Montgomery Elementary School in DeKalb County has been recognized as a Georgia School of Excellence and has consistently met the No Child Left Behind Act’s rigorous standards for Adequate Yearly Progress as well as the Georgia Department of Education’s Pay for Performance criteria. In addition to maintaining high academic standards, Montgomery Elementary and Principal Lynne Owings put strong focus on the arts. Montgomery Elementary has been a long-time user of Young Audiences and Georgia Council for the Arts programs.

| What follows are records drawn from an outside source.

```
struct d_neighbors {
    static constexpr int BLOCK = 256;
    __device__ void operator()(const uint32_t* vkey, const DevCounters* dc, const GridInfo* gp, int leaf_order, const uint64_t* hkeys,
                                                  const uint32_t* hvals, uint32_t hmask, int* nbr, int* nbrT) const {
        __shared__ int tr[27][65];
        const uint32_t V = dc->n_voxels;
        const unsigned max_key = gp->max_key;
        const bool blocks = vt_blocks(gp->depth);
        const BtEntry* const tab = reinterpret_cast<const BtEntry*>(hkeys);
        for (uint32_t vb = BIX * 64u; vb < V; vb += gridDim.x * 64u) {
            const uint32_t nv = V - vb < 64u ? V - vb : 64u, np = nv * 27u;
            for (uint32_t tl = threadIdx.x; tl < np; tl += 256u) {
                const uint32_t vl = tl / 27u, s = tl - vl * 27u, v = vb + vl;
                const int d[3] = {(int)(s / 9u) - 1, (int)((s / 3u) % 3u) - 1, (int)(s % 3u) - 1};
                bool ok = true; unsigned k[3];
                for (int a = 0; a < 3; ++a) {
                    long long q = (long long)vkey[v * 3 + a] + d[a];
                    if (q < 0 || q > (long long)max_key) ok = false;
                    k[a] = (unsigned)q;
                }
                const int u = !ok ? -1 : blocks ? bt_find(tab, hmask, leaf_order, k[0], k[1], k[2]) : vt_find(hkeys, hvals, hmask, k[0], k[1], k[2]);
                nbr[(size_t)vb * 27u + tl] = u;
                tr[s][vl] = u;
            }
            __syncthreads();
            for (uint32_t r = threadIdx.x; r < 27u * 64u; r += 256u) {
                const uint32_t s = r >> 6, vl = r & 63u;
                if (vl < nv) nbrT[(size_t)s * V + vb + vl] = tr[s][vl];
            }
            __syncthreads();
        }
    }
};
constexpr int NT_TILE = 128;
constexpr int NT_HCAP = 2048;
#ifndef F3DS_NT_SLOTS
#define F3DS_NT_SLOTS 896
#endif
#ifndef F3DS_NT_RING1
#define F3DS_NT_RING1 448
#endif
constexpr int NT_SLOTS = F3DS_NT_SLOTS;
constexpr int NT_RING1 = F3DS_NT_RING1;
constexpr uint16_t NT_NONE = 0xFFFFu;
constexpr uint32_t NT_HNONE = 0x3FFu;
constexpr uint32_t NT_ORD_LIMIT = (1u << 22) - 2u;
static_assert(NT_SLOTS < 1023, "slot numbers share a word with the ordinal");
constexpr uint16_t NT_ZERO = NT_SLOTS;
constexpr uint32_t SW_TILE_NONE = 0xFFFFFFFFu;
constexpr int SW_SLOT_BITS = 9;
constexpr int SW_SLOT_WORDS = (27 * SW_SLOT_BITS + 31) / 32;
static_assert(NT_RING1 < (1 << SW_SLOT_BITS), "a list position must fit its bit field");
__device__ __forceinline__ void sw_slots_pack(const uint32_t pos[27], uint32_t w[SW_SLOT_WORDS]) {
#pragma unroll
// ... 784 lines not shown
#pragma unroll
    for (int k0 = 0; k0 < 27; k0 += 9) {
        int nu[9];
#pragma unroll
        for (int k = 0; k < 9; ++k) nu[k] = ROWS ? a_nbr_w(s, v, k0 + k) : a_nbr(s, v, k0 + k);
#pragma unroll
        for (int k = 0; k < 9; ++k) {
            const int u = nu[k] >= 0 ? nu[k] : v;
            a[u >> 6] = stamp; b[u >> 6] = stamp;
        }
    }
}
struct d_sweep_begin {
    static constexpr bool LATENCY_KERNEL = true;
    static constexpr int BLOCK = 256;
    __device__ void operator()(SweepFrame f, uint32_t t) const {
        __shared__ uint32_t s_n;
        if (threadIdx.x == 0) s_n = 0;
        for (uint32_t h = 1 + threadIdx.x; h <= f.S0; h += blockDim.x) if (f.ghost_vox[h] >= 0) f.ghost_head[f.ghost_vox[h]] = 0u;
        __syncthreads();
        uint32_t mine = 0;
        for (uint32_t h = 1 + threadIdx.x; h <= f.S0; h += blockDim.x)
            if (f.ghost_active[h]) { f.ghost_next[h] = atomicExch(&f.ghost_head[f.ghost_vox[h]], h); mine++; }
        if (mine) atomicAdd(&s_n, mine);
        __syncthreads();
        if (threadIdx.x == 0) {
            f.dc->n_ghosts = s_n;
            if (t == 0u) f.dc->sweep_stats[0] = f.dc->sweep_stats[1] = f.dc->sweep_stats[2] = f.dc->sweep_stats[3] = 0u;
            if (!a_sweep_begin(sweep_ctl(f.dc), t, s_n, f.thr)) { f.dc->sweep_stats[F3DS_SWEEP_IDLE]++; return; }
            for (int p = 0; p <= F3DS_R_PASSES; ++p) f.dc->rq[p] = 0u;
        }
    }
};
struct SweepTile {
    uint32_t (*lds)[NT_RING1 + 1];
    uint32_t (*lds2)[NT_RING1 + 1];
    int half, li;
    static constexpr int SR = (NT_RING1 + NT_TILE - 1) / NT_TILE;
    __device__ bool stage(const SweepFrame& f, uint32_t tl, const uint32_t* src, const uint32_t* src2) {
        uint32_t n1 = SW_TILE_NONE;
        if (f.tile_n1 && tl * (uint32_t)NT_TILE < (uint32_t)f.sv.V) n1 = f.tile_n1[tl];
        const bool tiled = n1 != SW_TILE_NONE;
        uint32_t a[SR], b[SR];
        if (tiled) {
            const uint32_t* ord = f.tile_ord + (size_t)tl * NT_RING1;
            uint32_t u[SR];
#pragma unroll
            for (int k = 0; k < SR; ++k) { const uint32_t i = (uint32_t)(li + k * NT_TILE); u[k] = ord[i < n1 ? i : 0u]; }
#pragma unroll
            for (int k = 0; k < SR; ++k) a[k] = src[u[k]];
            if (src2) {
#pragma unroll
                for (int k = 0; k < SR; ++k) b[k] = src2[u[k]];
            }
        }
        __syncthreads();
        if (tiled) {
#pragma unroll
            for (int k = 0; k < SR; ++k) { const uint32_t i = (uint32_t)(li + k * NT_TILE); if (i < n1) { lds[half][i] = a[k]; if (src2) lds2[half][i] = b[k]; } }
            if (li == 0) { lds[half][NT_RING1] = 0u; lds2[half][NT_RING1] = 0u; }
        }
        __syncthreads();
        return tiled;
    }
    __device__ bool stage_held(const SweepFrame& f, uint32_t tl) {
        uint32_t n1 = SW_TILE_NONE;
        if (f.tile_n1 && tl * (uint32_t)NT_TILE < (uint32_t)f.sv.V) n1 = f.tile_n1[tl];
        const bool tiled = n1 != SW_TILE_NONE;
        uint32_t g[SR], r[SR];
        if (tiled) {
            const uint32_t* ord = f.tile_ord + (size_t)tl * NT_RING1;
            uint32_t u[SR];
#pragma unroll
            for (int k = 0; k < SR; ++k) { const uint32_t i = (uint32_t)(li + k * NT_TILE); u[k] = ord[i < n1 ? i : 0u]; }
#pragma unroll
            for (int k = 0; k < SR; ++k) { g[k] = f.sv.owner[u[k]]; r[k] = f.ownR[u[k]]; }
        }
        __syncthreads();
        if (tiled) {
#pragma unroll
            for (int k = 0; k < SR; ++k) { const uint32_t i = (uint32_t)(li + k * NT_TILE); if (i < n1) lds[half][i] = (r[k] & F3DS_OWNR_RTRUE) ? g[k] : 0u; }
            if (li == 0) lds[half][NT_RING1] = 0u;
        }
        __syncthreads();
        return tiled;
    }
    __device__ void gather(const SweepFrame& f, uint32_t tl, uint32_t out[27], bool* near2) const {
        uint32_t w[SW_SLOT_WORDS];
        const uint32_t* sp = f.tile_slots + (size_t)tl * SW_SLOT_WORDS * NT_TILE + li;
#pragma unroll
        for (int k = 0; k < SW_SLOT_WORDS; ++k) w[k] = sp[k * NT_TILE];
#pragma unroll
        for (int k = 0; k < 27; ++k) out[k] = lds[half][sw_slot(w, k)];
        if (near2) {
            uint32_t any = 0u;
#pragma unroll
            for (int k = 0; k < 27; ++k) any |= lds2[half][sw_slot(w, k)];
            *near2 = any != 0u;
        }
    }
};
__device__ inline uint64_t marked_pairs(const uint32_t* stamps, uint32_t stamp, uint32_t tp0, uint32_t step, uint32_t V, uint32_t* s_marked) {
    const uint32_t k = threadIdx.x >> 2, q = threadIdx.x & 3u;
    const uint32_t v0 = (tp0 + k * step) * 256u + q * 64u;
    const bool on = v0 < V && stamps[v0 >> 6] == stamp;
    const uint64_t b = __ballot(on);
    uint32_t m16 = 0;
    for (int i = 0; i < 16; ++i) m16 |= ((uint32_t)(b >> (4 * i)) & 0xFu) ? 1u << i : 0u;
    __syncthreads();
    if (threadIdx.x < 2) s_marked[threadIdx.x] = 0u;
    __syncthreads();
    if (lane_id() == 0) atomicOr(&s_marked[threadIdx.x >> 7], m16 << (16u * ((threadIdx.x >> 6) & 1u)));
    __syncthreads();
    return (uint64_t)s_marked[0] | ((uint64_t)s_marked[1] << 32);
}
struct d_sweep_R_pre {
    static constexpr int BLOCK = 256;
    __device__ void operator()(SweepFrame f, unsigned char tag, uint32_t t) const {
        if (!a_sweep_is_full(sweep_ctl(f.dc), t)) return;
        __shared__ uint32_t nown[2][NT_RING1 + 1], ngh[2][NT_RING1 + 1];
// ... 743 lines not shown
        if (lane < 12) racc0[(size_t)h * 12 + lane] = acc;
        const float mr = __shfl(acc, 9, 64), mg = __shfl(acc, 10, 64), mb = __shfl(acc, 11, 64);
        float lab[3];
        lab_three_lanes(lane == 0 ? mr : (lane == 1 ? mg : mb), lane, lab);
        if (lane == 0) {
            rcnt0[h] = len; ralive0[h] = 1;
            atomicAdd(&dc->n_alive, 1u);
            float rec[16];
            rec[0] = cxyz[(size_t)i * 3]; rec[1] = cxyz[(size_t)i * 3 + 1]; rec[2] = cxyz[(size_t)i * 3 + 2];
            rec[3] = cnrm[(size_t)i * 3]; rec[4] = cnrm[(size_t)i * 3 + 1]; rec[5] = cnrm[(size_t)i * 3 + 2];
            rec[6] = mr; rec[7] = mg; rec[8] = mb;
            rec[9] = lab[0]; rec[10] = lab[1]; rec[11] = lab[2];
            rec[12] = rec[13] = rec[14] = rec[15] = 0.0f;
            for (int k = 0; k < 16; ++k) rrec0[(size_t)h * 16 + k] = rec[k];
            float* c12 = hc + (size_t)h * 12;
            c12[0] = rec[0]; c12[1] = rec[1]; c12[2] = rec[2]; c12[3] = mr; c12[4] = mg; c12[5] = mb; c12[6] = rec[3]; c12[7] = rec[4]; c12[8] = rec[5]; c12[9] = c12[10] = c12[11] = 0.0f;
        }
    }
};
__device__ inline void edge_insert(uint64_t key, uint64_t* hkeys, uint32_t hmask, uint64_t* ekeys, uint32_t ecap, DevCounters* dc) {
    uint32_t hh = (uint32_t)hash64(key) & hmask;
    for (uint32_t probes = 0; probes <= hmask; ++probes) {
        unsigned long long old = atomicCAS((unsigned long long*)&hkeys[hh], (unsigned long long)HASH_EMPTY, (unsigned long long)key);
        if (old == key) return;
        if (old == HASH_EMPTY) {
            uint32_t pos = atomicAdd(&dc->n_edges, 1u);
            if (pos < ecap) ekeys[pos] = key; else { dc->error = F3DS_ERR_UNSUPPORTED; dc->ev_overflow = 3; }
            return;
        }
        hh = (hh + 1u) & hmask;
    }
    dc->error = F3DS_ERR_UNSUPPORTED;
}
__device__ inline void leaf_edges(uint32_t h, uint32_t v, uint32_t V, uint32_t S0, const int* nbrT, const uint32_t* owner, uint64_t* hkeys, uint32_t hmask,
                                  uint64_t* ekeys, uint32_t ecap, DevCounters* dc) {
    int nu[27]; uint32_t og[27];
#pragma unroll
    for (int s = 0; s < 27; ++s) nu[s] = nbrT[(size_t)s * V + v];
#pragma unroll
    for (int s = 0; s < 27; ++s) {
        const uint32_t o = owner[nu[s] >= 0 ? (uint32_t)nu[s] : v];
        og[s] = (nu[s] >= 0 && o && o != h && h < o) ? o : 0u;
    }
    uint32_t last = 0;
#pragma unroll
    for (int s = 0; s < 27; ++s) {
        const uint32_t o = og[s];
        if (o && o != last) { last = o; edge_insert((uint64_t)h * (S0 + 1ull) + o, hkeys, hmask, ekeys, ecap, dc); }
    }
}
struct d_edges {
    static constexpr int BLOCK = 256;
    __device__ void operator()(uint32_t V, uint32_t S0, const int* nbrT, const uint32_t* owner, uint64_t* hkeys, uint32_t hmask,
                                              uint64_t* ekeys, uint32_t ecap, DevCounters* dc) const {
        for (uint32_t v = BIX * blockDim.x + threadIdx.x; v < V; v += gridDim.x * blockDim.x) {
            const uint32_t h = owner[v];
            if (h) leaf_edges(h, v, V, S0, nbrT, owner, hkeys, hmask, ekeys, ecap, dc);
        }
    }
};
struct d_edges_ghost {
    static constexpr int BLOCK = 256;
    __device__ void operator()(uint32_t V, uint32_t S0, const int* ghost_vox, const unsigned char* ghost_active, const int* nbrT,
                                                    const uint32_t* owner, uint64_t* hkeys, uint32_t hmask, uint64_t* ekeys, uint32_t ecap, DevCounters* dc) const {
        for (uint32_t h = 1 + BIX * blockDim.x + threadIdx.x; h <= S0; h += gridDim.x * blockDim.x)
            if (ghost_active[h]) leaf_edges(h, (uint32_t)ghost_vox[h], V, S0, nbrT, owner, hkeys, hmask, ekeys, ecap, dc);
    }
};
struct d_iota {
    static constexpr int BLOCK = 256;
    __device__ void operator()(uint32_t* v, uint32_t n) const {
        for (uint32_t i = BIX * blockDim.x + threadIdx.x; i < n; i += gridDim.x * blockDim.x) v[i] = i;
    }
};
struct d_fill_f32 {
    static constexpr int BLOCK = 256;
    __device__ void operator()(float* v, uint32_t n, float x) const {
        for (uint32_t i = BIX * blockDim.x + threadIdx.x; i < n; i += gridDim.x * blockDim.x) v[i] = x;
    }
};
struct d_edge_init {
    static constexpr int BLOCK = 256;
    __device__ void operator()(const uint64_t* ekeys, uint32_t E, uint32_t S0, uint32_t* ea0, uint32_t* eb0) const {
        for (uint32_t e = BIX * blockDim.x + threadIdx.x; e < E; e += gridDim.x * blockDim.x) {
            ea0[e] = (uint32_t)(ekeys[e] / (S0 + 1ull)); eb0[e] = (uint32_t)(ekeys[e] % (S0 + 1ull));
        }
    }
};
struct d_edge_deltas {
    static constexpr int BLOCK = 256;
// ... 1300 lines not shown
```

During the 2004-2005 school year alone, Montgomery Elementary received a Georgia Council for the Arts grant for an Artist-In-Residency program with puppeteer Claire Ritzler and storyteller Sherry Norfolk and held a Fine Arts Night, which featured Young Audiences’ artists Matt and Emily Kent and offered an instrumental petting zoo, band and strings performances, art exhibits of student work and hands-on arts experiences for students and parents.
About Young Audiences, Woodruff Arts Center
Since its inception in 1983, Young Audiences, Woodruff Arts Center (YAWAC) has sought to improve the life and education of every child through the arts. As one of 32 local affiliates of the national Young Audiences organization and the newest division of the Woodruff Arts Center, YAWAC is Georgia’s leading provider of in-school educational arts programming, reaching approximately one million children during the 2004-2005 school year alone. YAWAC supports excellence in education by providing curriculum-based, in-school educational arts experiences presented by a roster of more than 75 professional teaching artists in the disciplines of music, dance, visual art and theatre. YAWAC programs, available as assembly performances, workshops and residencies, are developmentally appropriate for children in pre-kindergarten through 12th grade and provide authentic connections to the Georgia curriculum.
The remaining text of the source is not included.